*** Opening Input for this task ***

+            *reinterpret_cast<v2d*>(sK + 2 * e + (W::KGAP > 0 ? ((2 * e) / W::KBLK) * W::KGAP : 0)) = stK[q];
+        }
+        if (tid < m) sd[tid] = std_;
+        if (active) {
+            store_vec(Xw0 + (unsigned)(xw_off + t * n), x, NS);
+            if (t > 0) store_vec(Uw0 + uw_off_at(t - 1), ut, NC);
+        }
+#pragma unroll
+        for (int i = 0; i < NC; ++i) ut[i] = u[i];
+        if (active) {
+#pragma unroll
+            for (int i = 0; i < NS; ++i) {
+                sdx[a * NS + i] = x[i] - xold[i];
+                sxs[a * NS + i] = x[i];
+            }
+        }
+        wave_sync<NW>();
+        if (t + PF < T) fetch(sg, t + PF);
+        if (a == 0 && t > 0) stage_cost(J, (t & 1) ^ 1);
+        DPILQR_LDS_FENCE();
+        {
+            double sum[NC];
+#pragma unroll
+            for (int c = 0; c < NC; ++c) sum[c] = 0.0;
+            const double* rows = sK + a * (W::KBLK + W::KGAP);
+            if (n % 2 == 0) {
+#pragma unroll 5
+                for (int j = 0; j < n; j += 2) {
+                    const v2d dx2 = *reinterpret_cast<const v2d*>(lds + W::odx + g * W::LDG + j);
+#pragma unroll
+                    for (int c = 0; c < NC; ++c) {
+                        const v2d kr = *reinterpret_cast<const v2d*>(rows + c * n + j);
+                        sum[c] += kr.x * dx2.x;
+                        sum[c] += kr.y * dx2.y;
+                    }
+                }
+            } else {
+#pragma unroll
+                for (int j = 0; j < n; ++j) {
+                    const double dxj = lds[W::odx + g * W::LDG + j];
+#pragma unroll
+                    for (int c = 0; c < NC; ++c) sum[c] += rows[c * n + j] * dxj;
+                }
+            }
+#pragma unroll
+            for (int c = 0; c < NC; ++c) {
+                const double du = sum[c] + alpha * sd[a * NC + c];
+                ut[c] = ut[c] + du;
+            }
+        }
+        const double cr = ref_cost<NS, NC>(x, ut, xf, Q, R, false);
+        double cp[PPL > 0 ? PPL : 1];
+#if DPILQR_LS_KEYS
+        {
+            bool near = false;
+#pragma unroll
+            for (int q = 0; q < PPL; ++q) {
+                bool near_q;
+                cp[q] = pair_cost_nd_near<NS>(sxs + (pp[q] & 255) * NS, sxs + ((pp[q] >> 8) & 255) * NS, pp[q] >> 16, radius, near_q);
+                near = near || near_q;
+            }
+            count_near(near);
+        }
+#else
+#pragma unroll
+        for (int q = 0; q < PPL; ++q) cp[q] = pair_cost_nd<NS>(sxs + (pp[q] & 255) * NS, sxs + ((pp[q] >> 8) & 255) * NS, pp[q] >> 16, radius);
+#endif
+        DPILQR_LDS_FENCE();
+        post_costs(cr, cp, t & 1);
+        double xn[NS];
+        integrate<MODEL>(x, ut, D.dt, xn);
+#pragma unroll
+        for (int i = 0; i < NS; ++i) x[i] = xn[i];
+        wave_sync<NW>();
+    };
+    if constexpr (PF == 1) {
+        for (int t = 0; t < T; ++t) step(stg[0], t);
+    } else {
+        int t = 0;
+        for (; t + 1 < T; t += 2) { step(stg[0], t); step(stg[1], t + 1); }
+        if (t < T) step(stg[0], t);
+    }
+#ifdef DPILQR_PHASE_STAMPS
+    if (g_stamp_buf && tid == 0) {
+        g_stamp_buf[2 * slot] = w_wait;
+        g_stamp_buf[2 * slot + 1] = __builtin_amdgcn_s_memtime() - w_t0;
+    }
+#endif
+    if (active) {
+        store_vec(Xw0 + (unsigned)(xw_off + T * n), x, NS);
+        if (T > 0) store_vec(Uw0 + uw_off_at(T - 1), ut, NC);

*** Closing Input for this task ***

In the data above, find the line that contains "fetch(sg, t + PF);", then reproduce exactly every line from the first line through that line.

**Response**
+            *reinterpret_cast<v2d*>(sK + 2 * e + (W::KGAP > 0 ? ((2 * e) / W::KBLK) * W::KGAP : 0)) = stK[q];
+        }
+        if (tid < m) sd[tid] = std_;
+        if (active) {
+            store_vec(Xw0 + (unsigned)(xw_off + t * n), x, NS);
+            if (t > 0) store_vec(Uw0 + uw_off_at(t - 1), ut, NC);
+        }
+#pragma unroll
+        for (int i = 0; i < NC; ++i) ut[i] = u[i];
+        if (active) {
+#pragma unroll
+            for (int i = 0; i < NS; ++i) {
+                sdx[a * NS + i] = x[i] - xold[i];
+                sxs[a * NS + i] = x[i];
+            }
+        }
+        wave_sync<NW>();
+        if (t + PF < T) fetch(sg, t + PF);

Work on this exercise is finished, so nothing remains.